▶ _Task requirements_
Find the line holding "accq[(M - 1) & 1][0]);" in the entries below. Give it again exactly, along with every line after it up to and including the line holding "if constexpr (PAIR)".

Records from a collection
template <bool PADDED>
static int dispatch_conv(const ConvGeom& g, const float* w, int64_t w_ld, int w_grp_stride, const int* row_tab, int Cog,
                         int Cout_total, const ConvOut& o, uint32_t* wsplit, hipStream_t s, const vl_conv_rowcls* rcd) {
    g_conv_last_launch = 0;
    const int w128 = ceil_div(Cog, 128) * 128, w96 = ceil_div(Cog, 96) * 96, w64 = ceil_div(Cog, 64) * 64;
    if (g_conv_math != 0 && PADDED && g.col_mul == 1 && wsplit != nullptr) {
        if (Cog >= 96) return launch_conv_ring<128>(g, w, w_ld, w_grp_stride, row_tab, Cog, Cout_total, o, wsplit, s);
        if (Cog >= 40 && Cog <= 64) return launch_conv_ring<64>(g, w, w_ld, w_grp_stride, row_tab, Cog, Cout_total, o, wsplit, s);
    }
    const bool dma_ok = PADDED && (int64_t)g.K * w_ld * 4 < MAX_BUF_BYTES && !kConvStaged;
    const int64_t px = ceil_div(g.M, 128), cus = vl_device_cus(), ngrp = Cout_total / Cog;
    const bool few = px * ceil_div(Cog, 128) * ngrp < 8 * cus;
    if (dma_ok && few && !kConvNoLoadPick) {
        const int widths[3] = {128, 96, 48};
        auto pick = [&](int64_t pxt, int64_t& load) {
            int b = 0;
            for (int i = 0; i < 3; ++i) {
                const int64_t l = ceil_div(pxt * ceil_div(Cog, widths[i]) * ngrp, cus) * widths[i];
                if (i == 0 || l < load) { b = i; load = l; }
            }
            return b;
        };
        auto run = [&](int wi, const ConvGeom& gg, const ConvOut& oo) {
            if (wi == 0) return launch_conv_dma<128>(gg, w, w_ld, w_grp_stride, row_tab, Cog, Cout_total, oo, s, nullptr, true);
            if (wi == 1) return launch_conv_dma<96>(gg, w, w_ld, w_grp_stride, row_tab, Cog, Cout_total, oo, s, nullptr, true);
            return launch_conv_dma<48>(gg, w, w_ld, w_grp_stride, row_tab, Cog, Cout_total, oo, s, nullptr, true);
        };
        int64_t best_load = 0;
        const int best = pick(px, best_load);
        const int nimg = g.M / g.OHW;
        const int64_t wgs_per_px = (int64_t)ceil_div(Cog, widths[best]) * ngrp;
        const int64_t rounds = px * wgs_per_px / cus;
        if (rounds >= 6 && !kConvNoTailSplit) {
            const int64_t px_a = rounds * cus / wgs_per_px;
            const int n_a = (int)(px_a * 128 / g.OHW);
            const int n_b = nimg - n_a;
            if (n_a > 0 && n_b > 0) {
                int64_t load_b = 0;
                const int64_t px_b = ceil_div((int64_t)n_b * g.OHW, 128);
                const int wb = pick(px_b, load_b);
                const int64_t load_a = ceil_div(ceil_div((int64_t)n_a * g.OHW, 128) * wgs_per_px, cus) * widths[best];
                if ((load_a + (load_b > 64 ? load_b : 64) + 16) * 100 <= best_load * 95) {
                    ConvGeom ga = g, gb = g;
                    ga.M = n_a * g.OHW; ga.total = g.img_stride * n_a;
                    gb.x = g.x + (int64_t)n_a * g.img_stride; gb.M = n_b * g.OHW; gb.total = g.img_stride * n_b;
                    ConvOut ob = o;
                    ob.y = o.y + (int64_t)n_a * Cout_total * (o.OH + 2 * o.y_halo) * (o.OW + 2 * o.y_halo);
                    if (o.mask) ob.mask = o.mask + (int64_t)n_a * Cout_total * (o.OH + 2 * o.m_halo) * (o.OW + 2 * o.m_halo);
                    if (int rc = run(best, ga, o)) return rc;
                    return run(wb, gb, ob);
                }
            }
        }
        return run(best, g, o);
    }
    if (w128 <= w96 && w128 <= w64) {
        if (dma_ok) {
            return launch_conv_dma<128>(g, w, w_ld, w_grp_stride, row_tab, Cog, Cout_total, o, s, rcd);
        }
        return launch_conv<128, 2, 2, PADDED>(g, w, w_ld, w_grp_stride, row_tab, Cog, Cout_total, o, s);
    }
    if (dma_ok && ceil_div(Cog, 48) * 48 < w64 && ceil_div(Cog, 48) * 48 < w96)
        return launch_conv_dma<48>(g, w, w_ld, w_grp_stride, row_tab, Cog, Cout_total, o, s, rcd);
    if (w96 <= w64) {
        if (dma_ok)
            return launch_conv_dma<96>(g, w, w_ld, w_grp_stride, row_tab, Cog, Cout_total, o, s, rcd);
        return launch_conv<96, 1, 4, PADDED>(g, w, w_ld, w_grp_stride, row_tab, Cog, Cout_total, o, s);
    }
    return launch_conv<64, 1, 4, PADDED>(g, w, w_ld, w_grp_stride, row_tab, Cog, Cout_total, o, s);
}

* * *

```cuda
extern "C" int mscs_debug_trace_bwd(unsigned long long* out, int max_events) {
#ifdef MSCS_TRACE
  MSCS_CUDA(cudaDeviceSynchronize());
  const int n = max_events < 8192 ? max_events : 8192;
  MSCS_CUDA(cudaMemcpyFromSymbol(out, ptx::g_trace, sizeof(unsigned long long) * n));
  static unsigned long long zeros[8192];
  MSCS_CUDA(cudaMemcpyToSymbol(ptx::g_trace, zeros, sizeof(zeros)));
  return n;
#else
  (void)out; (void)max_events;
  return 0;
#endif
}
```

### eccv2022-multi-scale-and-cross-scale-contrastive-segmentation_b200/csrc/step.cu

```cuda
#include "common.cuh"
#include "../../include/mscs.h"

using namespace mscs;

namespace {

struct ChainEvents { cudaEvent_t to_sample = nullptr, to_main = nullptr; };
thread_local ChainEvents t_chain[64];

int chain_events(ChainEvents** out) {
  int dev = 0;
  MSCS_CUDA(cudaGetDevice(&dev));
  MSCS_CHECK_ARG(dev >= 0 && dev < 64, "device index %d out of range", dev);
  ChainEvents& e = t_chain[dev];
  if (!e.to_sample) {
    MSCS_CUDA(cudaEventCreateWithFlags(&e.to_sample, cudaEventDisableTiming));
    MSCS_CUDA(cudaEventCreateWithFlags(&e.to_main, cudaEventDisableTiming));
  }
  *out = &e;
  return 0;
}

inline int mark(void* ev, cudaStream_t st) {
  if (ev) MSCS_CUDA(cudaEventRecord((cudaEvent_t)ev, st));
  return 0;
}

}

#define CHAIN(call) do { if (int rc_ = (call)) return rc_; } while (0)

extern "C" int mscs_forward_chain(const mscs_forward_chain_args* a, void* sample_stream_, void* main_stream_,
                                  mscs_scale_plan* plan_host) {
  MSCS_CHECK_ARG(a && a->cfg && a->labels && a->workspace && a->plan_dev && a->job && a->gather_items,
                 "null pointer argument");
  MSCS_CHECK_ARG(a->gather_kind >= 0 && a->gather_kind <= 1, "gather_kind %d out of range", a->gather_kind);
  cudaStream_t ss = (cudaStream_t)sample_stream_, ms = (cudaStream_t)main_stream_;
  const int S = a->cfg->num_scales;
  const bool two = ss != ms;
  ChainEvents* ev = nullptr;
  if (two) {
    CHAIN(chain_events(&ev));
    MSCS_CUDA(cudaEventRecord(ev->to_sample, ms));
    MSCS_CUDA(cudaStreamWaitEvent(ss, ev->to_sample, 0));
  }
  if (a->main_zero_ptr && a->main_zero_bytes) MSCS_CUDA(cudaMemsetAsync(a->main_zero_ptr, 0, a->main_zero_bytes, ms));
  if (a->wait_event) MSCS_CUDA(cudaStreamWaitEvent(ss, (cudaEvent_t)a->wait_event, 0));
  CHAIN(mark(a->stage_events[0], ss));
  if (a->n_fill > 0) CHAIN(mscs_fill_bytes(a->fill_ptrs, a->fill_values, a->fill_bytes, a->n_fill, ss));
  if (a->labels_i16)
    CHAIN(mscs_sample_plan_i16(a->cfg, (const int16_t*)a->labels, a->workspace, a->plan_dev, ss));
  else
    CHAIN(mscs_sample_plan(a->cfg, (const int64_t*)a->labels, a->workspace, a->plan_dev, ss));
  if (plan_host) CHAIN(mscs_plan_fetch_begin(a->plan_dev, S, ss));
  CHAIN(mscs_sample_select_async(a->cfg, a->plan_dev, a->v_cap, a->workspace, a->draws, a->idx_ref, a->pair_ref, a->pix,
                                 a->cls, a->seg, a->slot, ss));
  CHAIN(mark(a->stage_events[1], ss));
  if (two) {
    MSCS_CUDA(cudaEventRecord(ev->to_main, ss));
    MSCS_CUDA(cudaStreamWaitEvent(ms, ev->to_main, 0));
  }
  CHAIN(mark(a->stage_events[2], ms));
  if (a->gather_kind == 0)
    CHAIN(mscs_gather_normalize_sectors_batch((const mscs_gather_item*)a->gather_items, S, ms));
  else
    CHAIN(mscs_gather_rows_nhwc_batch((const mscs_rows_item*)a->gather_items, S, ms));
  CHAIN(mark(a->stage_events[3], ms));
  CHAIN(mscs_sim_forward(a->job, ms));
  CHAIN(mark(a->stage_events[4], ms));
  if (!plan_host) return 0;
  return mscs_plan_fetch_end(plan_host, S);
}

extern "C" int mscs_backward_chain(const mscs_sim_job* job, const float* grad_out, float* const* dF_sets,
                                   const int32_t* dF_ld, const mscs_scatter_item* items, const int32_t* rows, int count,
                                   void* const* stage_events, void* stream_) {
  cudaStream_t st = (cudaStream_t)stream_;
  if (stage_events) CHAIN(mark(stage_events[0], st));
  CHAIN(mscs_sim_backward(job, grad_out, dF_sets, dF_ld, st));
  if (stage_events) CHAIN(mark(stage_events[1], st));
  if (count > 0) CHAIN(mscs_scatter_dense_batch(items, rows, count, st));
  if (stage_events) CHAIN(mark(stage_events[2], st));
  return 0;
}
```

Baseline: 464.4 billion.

...

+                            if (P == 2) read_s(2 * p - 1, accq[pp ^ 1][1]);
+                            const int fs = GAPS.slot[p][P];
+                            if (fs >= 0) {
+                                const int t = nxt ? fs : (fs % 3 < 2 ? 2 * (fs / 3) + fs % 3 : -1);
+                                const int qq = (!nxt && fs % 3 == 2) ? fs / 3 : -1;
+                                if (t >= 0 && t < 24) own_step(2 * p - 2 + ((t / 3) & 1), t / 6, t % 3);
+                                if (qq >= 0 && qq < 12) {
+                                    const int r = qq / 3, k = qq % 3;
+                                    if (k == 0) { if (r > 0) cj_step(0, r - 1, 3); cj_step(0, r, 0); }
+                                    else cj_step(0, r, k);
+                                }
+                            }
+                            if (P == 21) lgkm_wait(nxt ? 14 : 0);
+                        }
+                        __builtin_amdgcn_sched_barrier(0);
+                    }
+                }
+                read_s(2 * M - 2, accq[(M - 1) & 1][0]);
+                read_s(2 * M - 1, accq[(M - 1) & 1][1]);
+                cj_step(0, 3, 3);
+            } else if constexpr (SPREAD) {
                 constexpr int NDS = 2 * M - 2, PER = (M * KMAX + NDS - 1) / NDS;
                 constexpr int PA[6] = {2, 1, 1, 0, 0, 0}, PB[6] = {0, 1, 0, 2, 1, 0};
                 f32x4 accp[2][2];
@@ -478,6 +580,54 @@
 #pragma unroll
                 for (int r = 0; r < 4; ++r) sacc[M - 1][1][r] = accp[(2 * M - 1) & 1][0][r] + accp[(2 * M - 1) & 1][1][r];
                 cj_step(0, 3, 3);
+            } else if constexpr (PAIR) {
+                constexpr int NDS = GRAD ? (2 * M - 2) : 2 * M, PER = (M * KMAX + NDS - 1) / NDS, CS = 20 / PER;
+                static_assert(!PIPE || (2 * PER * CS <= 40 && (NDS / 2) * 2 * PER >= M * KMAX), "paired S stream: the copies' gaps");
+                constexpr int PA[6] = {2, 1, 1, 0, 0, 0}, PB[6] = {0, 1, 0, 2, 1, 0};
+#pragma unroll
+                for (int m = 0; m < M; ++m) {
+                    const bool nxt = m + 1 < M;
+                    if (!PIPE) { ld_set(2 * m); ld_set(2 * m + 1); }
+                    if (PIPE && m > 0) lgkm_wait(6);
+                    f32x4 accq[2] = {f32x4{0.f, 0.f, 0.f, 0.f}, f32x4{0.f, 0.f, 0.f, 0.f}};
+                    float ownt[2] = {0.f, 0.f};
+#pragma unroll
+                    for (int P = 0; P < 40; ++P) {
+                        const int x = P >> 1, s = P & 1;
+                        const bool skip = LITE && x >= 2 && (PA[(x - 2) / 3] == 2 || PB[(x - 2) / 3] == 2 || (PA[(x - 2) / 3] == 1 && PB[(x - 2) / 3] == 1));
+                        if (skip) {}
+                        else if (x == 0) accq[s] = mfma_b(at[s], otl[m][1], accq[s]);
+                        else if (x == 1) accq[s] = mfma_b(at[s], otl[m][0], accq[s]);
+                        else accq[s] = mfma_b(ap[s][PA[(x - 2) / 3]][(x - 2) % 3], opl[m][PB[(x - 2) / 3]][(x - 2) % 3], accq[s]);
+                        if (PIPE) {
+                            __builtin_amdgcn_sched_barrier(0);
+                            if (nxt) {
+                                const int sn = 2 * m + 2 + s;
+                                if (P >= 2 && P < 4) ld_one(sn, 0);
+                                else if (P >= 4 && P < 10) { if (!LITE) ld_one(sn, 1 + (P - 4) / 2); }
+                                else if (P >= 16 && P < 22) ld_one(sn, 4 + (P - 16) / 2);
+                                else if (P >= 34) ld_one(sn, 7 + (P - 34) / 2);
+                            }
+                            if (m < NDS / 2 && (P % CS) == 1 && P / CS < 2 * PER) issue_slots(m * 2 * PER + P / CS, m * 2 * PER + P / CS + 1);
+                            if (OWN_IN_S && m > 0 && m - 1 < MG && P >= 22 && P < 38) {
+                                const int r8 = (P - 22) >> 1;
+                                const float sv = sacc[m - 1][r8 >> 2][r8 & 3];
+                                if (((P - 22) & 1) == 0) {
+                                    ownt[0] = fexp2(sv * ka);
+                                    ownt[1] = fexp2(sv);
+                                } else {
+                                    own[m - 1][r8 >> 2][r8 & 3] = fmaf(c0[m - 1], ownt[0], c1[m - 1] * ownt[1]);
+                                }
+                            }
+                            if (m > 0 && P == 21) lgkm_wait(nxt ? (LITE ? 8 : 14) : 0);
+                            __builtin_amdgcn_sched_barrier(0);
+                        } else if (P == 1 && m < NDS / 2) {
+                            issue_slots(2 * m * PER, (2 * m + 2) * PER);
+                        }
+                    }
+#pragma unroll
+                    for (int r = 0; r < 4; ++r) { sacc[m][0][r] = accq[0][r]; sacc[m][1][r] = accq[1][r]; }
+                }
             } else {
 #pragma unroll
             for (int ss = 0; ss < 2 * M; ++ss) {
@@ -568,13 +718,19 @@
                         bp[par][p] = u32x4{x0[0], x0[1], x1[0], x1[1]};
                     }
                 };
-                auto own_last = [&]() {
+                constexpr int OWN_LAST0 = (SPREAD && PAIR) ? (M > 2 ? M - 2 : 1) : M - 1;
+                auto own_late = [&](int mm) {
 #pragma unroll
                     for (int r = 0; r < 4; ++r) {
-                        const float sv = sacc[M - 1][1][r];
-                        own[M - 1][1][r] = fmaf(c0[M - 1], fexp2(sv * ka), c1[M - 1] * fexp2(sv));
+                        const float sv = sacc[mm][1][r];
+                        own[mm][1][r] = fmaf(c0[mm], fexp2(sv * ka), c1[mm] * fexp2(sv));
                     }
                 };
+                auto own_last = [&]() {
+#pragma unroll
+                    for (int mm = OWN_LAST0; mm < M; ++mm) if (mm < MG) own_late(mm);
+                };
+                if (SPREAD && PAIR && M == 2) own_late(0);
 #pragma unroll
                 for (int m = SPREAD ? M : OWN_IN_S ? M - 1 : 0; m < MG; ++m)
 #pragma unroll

▶ _Exercise answer_
+                read_s(2 * M - 2, accq[(M - 1) & 1][0]);
+                read_s(2 * M - 1, accq[(M - 1) & 1][1]);
+                cj_step(0, 3, 3);
+            } else if constexpr (SPREAD) {
                 constexpr int NDS = 2 * M - 2, PER = (M * KMAX + NDS - 1) / NDS;
                 constexpr int PA[6] = {2, 1, 1, 0, 0, 0}, PB[6] = {0, 1, 0, 2, 1, 0};
                 f32x4 accp[2][2];
@@ -478,6 +580,54 @@
 #pragma unroll
                 for (int r = 0; r < 4; ++r) sacc[M - 1][1][r] = accp[(2 * M - 1) & 1][0][r] + accp[(2 * M - 1) & 1][1][r];
                 cj_step(0, 3, 3);
+            } else if constexpr (PAIR) {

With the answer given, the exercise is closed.